● **Exercise brief**:
A word-for-word transcription of every record is needed.

● **Saved data entries**:
•••••

# eaymerich/2015-RayTracing

Hardware: AMD Instinct MI355X
Metric: Msamples/sec (pixels x spp) at 1920x1080 (higher is better)
Workload: dtype f32; 1 GPU; A10 cornell.xml path trace 1920x1080, 256 spp (16x16 lens grid), 1 pass, 8 bounces, thin lens; one fused launch that resolves its own pixels (mirt_render_first_pass, no per-ray accumulator); width=1920, height=1080, rays_per_pixel=256, bounces=8, parallelism=rows/1, workload_key=cornell_1920x1080_r256_b8_n1

## Files before the change

2015-raytracing_amd/csrc/mirt_abi.cpp:

```cpp
#include "../../include/mirt.h"
#include "pt_launch.hpp"
#include "pt_post_check.hpp"
#include "pt_rows_plan.hpp"
#include "pt_view_plan.hpp"
#include "pt_set_guard.hpp"
#include "pt_stream_match.hpp"
#include "pt_upsample_taps.hpp"

#include <hip/hip_runtime.h>
#include <dlfcn.h>

#include <algorithm>
#include <cctype>
#include <cmath>
#include <cstdarg>
#include <cstdio>
#include <cstdlib>
#include <cstring>
#include <mutex>
#include <string>
#include <atomic>
#include <unordered_map>
#include <unordered_set>
#include <vector>

namespace {

constexpr size_t kRayBytes = 48, kPoiBytes = 64, kAcuBytes = 16;

thread_local std::string t_last_error = "";

enum HandleKind : uint8_t { H_CTX = 1, H_BUF, H_KERNEL, H_GRAPH, H_GROUP };
std::mutex g_live_mu;
std::unordered_map<const void*, HandleKind> g_live;
std::atomic<uint64_t> g_next_uid{1};

void live_add(const void* p, HandleKind k) { std::lock_guard<std::mutex> l(g_live_mu); g_live[p] = k; }
void live_del(const void* p) { std::lock_guard<std::mutex> l(g_live_mu); g_live.erase(p); }
bool live_is(const void* p, HandleKind k) {
    if (!p) return false;
    std::lock_guard<std::mutex> l(g_live_mu);
    auto it = g_live.find(p);
    return it != g_live.end() && it->second == k;
}

}

struct mirt_graph;
struct mirt_group;

using pt::ArgType; using pt::A_BUF; using pt::KernelId; using pt::KernelSpec; using pt::KArg; using pt::Enqueue; using pt::kKernels; using pt::arg_size; using pt::f2u_host;

struct mirt_ctx {
    int device = -1;
    hipStream_t own_stream = nullptr;
    hipStream_t stream = nullptr;
    std::string last_error;
    void* scratch = nullptr;
// ... 18 lines not shown
    size_t view_defer_bytes = 0;
    uint32_t view_defer_words = 0;
    bool inpass_resolve = true;
    bool last_pass_resolved = false;
    int force_exact = 0;
    bool profiling = false;
    hipEvent_t pe[3] = {nullptr, nullptr, nullptr};
    bool pe_valid = false;
    bool capturing = false;
    std::unordered_set<mirt_buf*> bufs;
    std::unordered_set<mirt_kernel*> kernels;
    std::unordered_set<mirt_graph*> graphs;
    mirt_group* group = nullptr;
    int fusion = 0;
    std::vector<Enqueue> pending;
    uint64_t fused_passes = 0;
    uint64_t guided_passes = 0;
    bool frame_fusion = false;
    uint64_t fused_frames = 0;
    uint64_t scratch_gen = 1, defer_gen = 1;
    struct Pin { mirt_buf* buf; uint64_t uid; uint64_t prep_gen; uint64_t version; bool content; };
    std::vector<Pin> cap_pins;
    bool cap_scratch = false, cap_defer = false;
};

static int flush_pending(mirt_ctx* ctx);
#define FLUSH_PENDING(ctx) do { if (!(ctx)->pending.empty()) { int _rc = flush_pending(ctx); if (_rc) return _rc; } } while (0)

struct mirt_graph {
    mirt_ctx* ctx = nullptr;
    hipGraph_t graph = nullptr;
    hipGraphExec_t exec = nullptr;
    std::vector<mirt_ctx::Pin> pins;
    uint64_t scratch_gen = 0, defer_gen = 0;
};

struct mirt_buf {
    mirt_ctx* ctx = nullptr;
    void* ptr = nullptr;
    size_t bytes = 0;
    bool owned = true;
    unsigned flags = 0;
    uint64_t uid = 0;
    uint64_t version = 1;
    uint64_t off_version = 0;
    uint32_t off_n = 0;
    uint32_t off_last = 0;
    uint32_t prep_count = 0;
    void* prep = nullptr;
    size_t prep_bytes = 0;
    uint64_t prep_version = 0;
    uint64_t prep_gen = 1;
    bool prep_sane = false;
};

struct mirt_kernel {
    mirt_ctx* ctx = nullptr;
    const KernelSpec* spec = nullptr;
    std::vector<KArg> args;
};

namespace {

bool live_has(const mirt_ctx* p) { return live_is(p, H_CTX); }
bool live_has(const mirt_buf* p) { return live_is(p, H_BUF); }
bool live_has(const mirt_kernel* p) { return live_is(p, H_KERNEL); }
bool live_has(const mirt_graph* p) { return live_is(p, H_GRAPH); }

int fail(mirt_ctx* ctx, int code, const char* fmt, ...) {
    char buf[512];
    va_list ap;
    va_start(ap, fmt);
    vsnprintf(buf, sizeof buf, fmt, ap);
    va_end(ap);
    t_last_error = buf;
    if (ctx && live_has(ctx)) ctx->last_error = buf;
    return code;
}

#define HIPCHK(ctx, expr)                                                                          \
    do {                                                                                           \
        hipError_t _e = (expr);                                                                    \
        if (_e != hipSuccess) return fail((ctx), MIRT_E_DEVICE, "%s: %s", #expr, hipGetErrorString(_e)); \
    } while (0)

#define NOT_WHILE_CAPTURING(ctx, what) \
    do { if ((ctx)->capturing) return fail((ctx), MIRT_E_ARG, "%s is not possible inside mirt_capture_begin/end: run the sequence once before recording it", (what)); } while (0)

void pin(mirt_ctx* ctx, const mirt_buf* b, bool content) {
    if (!ctx->capturing) return;
    for (auto& p : ctx->cap_pins)
        if (p.buf == b) { p.content = p.content || content; return; }
    ctx->cap_pins.push_back({const_cast<mirt_buf*>(b), b->uid, b->prep_gen, b->version, content});
}

int need(mirt_ctx* ctx, const char* what, const mirt_buf* b, uint64_t bytes) {
    if (!live_has(b)) return fail(ctx, MIRT_E_HANDLE, "%s: released or unknown buffer", what);
    if (b->ctx != ctx) return fail(ctx, MIRT_E_ARG, "%s: buffer belongs to another context", what);
    if ((uint64_t)b->bytes < bytes)
        return fail(ctx, MIRT_E_RANGE, "%s: buffer holds %zu bytes, launch needs %llu", what, b->bytes, (unsigned long long)bytes);
    pin(ctx, b, false);
    return MIRT_OK;
}
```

•••••

● **Exercise answer**:
# eaymerich/2015-RayTracing

Hardware: AMD Instinct MI355X
Metric: Msamples/sec (pixels x spp) at 1920x1080 (higher is better)
Workload: dtype f32; 1 GPU; A10 cornell.xml path trace 1920x1080, 256 spp (16x16 lens grid), 1 pass, 8 bounces, thin lens; one fused launch that resolves its own pixels (mirt_render_first_pass, no per-ray accumulator); width=1920, height=1080, rays_per_pixel=256, bounces=8, parallelism=rows/1, workload_key=cornell_1920x1080_r256_b8_n1

## Files before the change

2015-raytracing_amd/csrc/mirt_abi.cpp:

```cpp
#include "../../include/mirt.h"
#include "pt_launch.hpp"
#include "pt_post_check.hpp"
#include "pt_rows_plan.hpp"
#include "pt_view_plan.hpp"
#include "pt_set_guard.hpp"
#include "pt_stream_match.hpp"
#include "pt_upsample_taps.hpp"

#include <hip/hip_runtime.h>
#include <dlfcn.h>

#include <algorithm>
#include <cctype>
#include <cmath>
#include <cstdarg>
#include <cstdio>
#include <cstdlib>
#include <cstring>
#include <mutex>
#include <string>
#include <atomic>
#include <unordered_map>
#include <unordered_set>
#include <vector>

namespace {

constexpr size_t kRayBytes = 48, kPoiBytes = 64, kAcuBytes = 16;

thread_local std::string t_last_error = "";

enum HandleKind : uint8_t { H_CTX = 1, H_BUF, H_KERNEL, H_GRAPH, H_GROUP };
std::mutex g_live_mu;
std::unordered_map<const void*, HandleKind> g_live;
std::atomic<uint64_t> g_next_uid{1};

void live_add(const void* p, HandleKind k) { std::lock_guard<std::mutex> l(g_live_mu); g_live[p] = k; }
void live_del(const void* p) { std::lock_guard<std::mutex> l(g_live_mu); g_live.erase(p); }
bool live_is(const void* p, HandleKind k) {
    if (!p) return false;
    std::lock_guard<std::mutex> l(g_live_mu);
    auto it = g_live.find(p);
    return it != g_live.end() && it->second == k;
}

}

struct mirt_graph;
struct mirt_group;

using pt::ArgType; using pt::A_BUF; using pt::KernelId; using pt::KernelSpec; using pt::KArg; using pt::Enqueue; using pt::kKernels; using pt::arg_size; using pt::f2u_host;

struct mirt_ctx {
    int device = -1;
    hipStream_t own_stream = nullptr;
    hipStream_t stream = nullptr;
    std::string last_error;
    void* scratch = nullptr;
// ... 18 lines not shown
    size_t view_defer_bytes = 0;
    uint32_t view_defer_words = 0;
    bool inpass_resolve = true;
    bool last_pass_resolved = false;
    int force_exact = 0;
    bool profiling = false;
    hipEvent_t pe[3] = {nullptr, nullptr, nullptr};
    bool pe_valid = false;
    bool capturing = false;
    std::unordered_set<mirt_buf*> bufs;
    std::unordered_set<mirt_kernel*> kernels;
    std::unordered_set<mirt_graph*> graphs;
    mirt_group* group = nullptr;
    int fusion = 0;
    std::vector<Enqueue> pending;
    uint64_t fused_passes = 0;
    uint64_t guided_passes = 0;
    bool frame_fusion = false;
    uint64_t fused_frames = 0;
    uint64_t scratch_gen = 1, defer_gen = 1;
    struct Pin { mirt_buf* buf; uint64_t uid; uint64_t prep_gen; uint64_t version; bool content; };
    std::vector<Pin> cap_pins;
    bool cap_scratch = false, cap_defer = false;
};

static int flush_pending(mirt_ctx* ctx);
#define FLUSH_PENDING(ctx) do { if (!(ctx)->pending.empty()) { int _rc = flush_pending(ctx); if (_rc) return _rc; } } while (0)

struct mirt_graph {
    mirt_ctx* ctx = nullptr;
    hipGraph_t graph = nullptr;
    hipGraphExec_t exec = nullptr;
    std::vector<mirt_ctx::Pin> pins;
    uint64_t scratch_gen = 0, defer_gen = 0;
};

struct mirt_buf {
    mirt_ctx* ctx = nullptr;
    void* ptr = nullptr;
    size_t bytes = 0;
    bool owned = true;
    unsigned flags = 0;
    uint64_t uid = 0;
    uint64_t version = 1;
    uint64_t off_version = 0;
    uint32_t off_n = 0;
    uint32_t off_last = 0;
    uint32_t prep_count = 0;
    void* prep = nullptr;
    size_t prep_bytes = 0;
    uint64_t prep_version = 0;
    uint64_t prep_gen = 1;
    bool prep_sane = false;
};

struct mirt_kernel {
    mirt_ctx* ctx = nullptr;
    const KernelSpec* spec = nullptr;
    std::vector<KArg> args;
};

namespace {

bool live_has(const mirt_ctx* p) { return live_is(p, H_CTX); }
bool live_has(const mirt_buf* p) { return live_is(p, H_BUF); }
bool live_has(const mirt_kernel* p) { return live_is(p, H_KERNEL); }
bool live_has(const mirt_graph* p) { return live_is(p, H_GRAPH); }

int fail(mirt_ctx* ctx, int code, const char* fmt, ...) {
    char buf[512];
    va_list ap;
    va_start(ap, fmt);
    vsnprintf(buf, sizeof buf, fmt, ap);
    va_end(ap);
    t_last_error = buf;
    if (ctx && live_has(ctx)) ctx->last_error = buf;
    return code;
}

#define HIPCHK(ctx, expr)                                                                          \
    do {                                                                                           \
        hipError_t _e = (expr);                                                                    \
        if (_e != hipSuccess) return fail((ctx), MIRT_E_DEVICE, "%s: %s", #expr, hipGetErrorString(_e)); \
    } while (0)

#define NOT_WHILE_CAPTURING(ctx, what) \
    do { if ((ctx)->capturing) return fail((ctx), MIRT_E_ARG, "%s is not possible inside mirt_capture_begin/end: run the sequence once before recording it", (what)); } while (0)

void pin(mirt_ctx* ctx, const mirt_buf* b, bool content) {
    if (!ctx->capturing) return;
    for (auto& p : ctx->cap_pins)
        if (p.buf == b) { p.content = p.content || content; return; }
    ctx->cap_pins.push_back({const_cast<mirt_buf*>(b), b->uid, b->prep_gen, b->version, content});
}

int need(mirt_ctx* ctx, const char* what, const mirt_buf* b, uint64_t bytes) {
    if (!live_has(b)) return fail(ctx, MIRT_E_HANDLE, "%s: released or unknown buffer", what);
    if (b->ctx != ctx) return fail(ctx, MIRT_E_ARG, "%s: buffer belongs to another context", what);
    if ((uint64_t)b->bytes < bytes)
        return fail(ctx, MIRT_E_RANGE, "%s: buffer holds %zu bytes, launch needs %llu", what, b->bytes, (unsigned long long)bytes);
    pin(ctx, b, false);
    return MIRT_OK;
}
```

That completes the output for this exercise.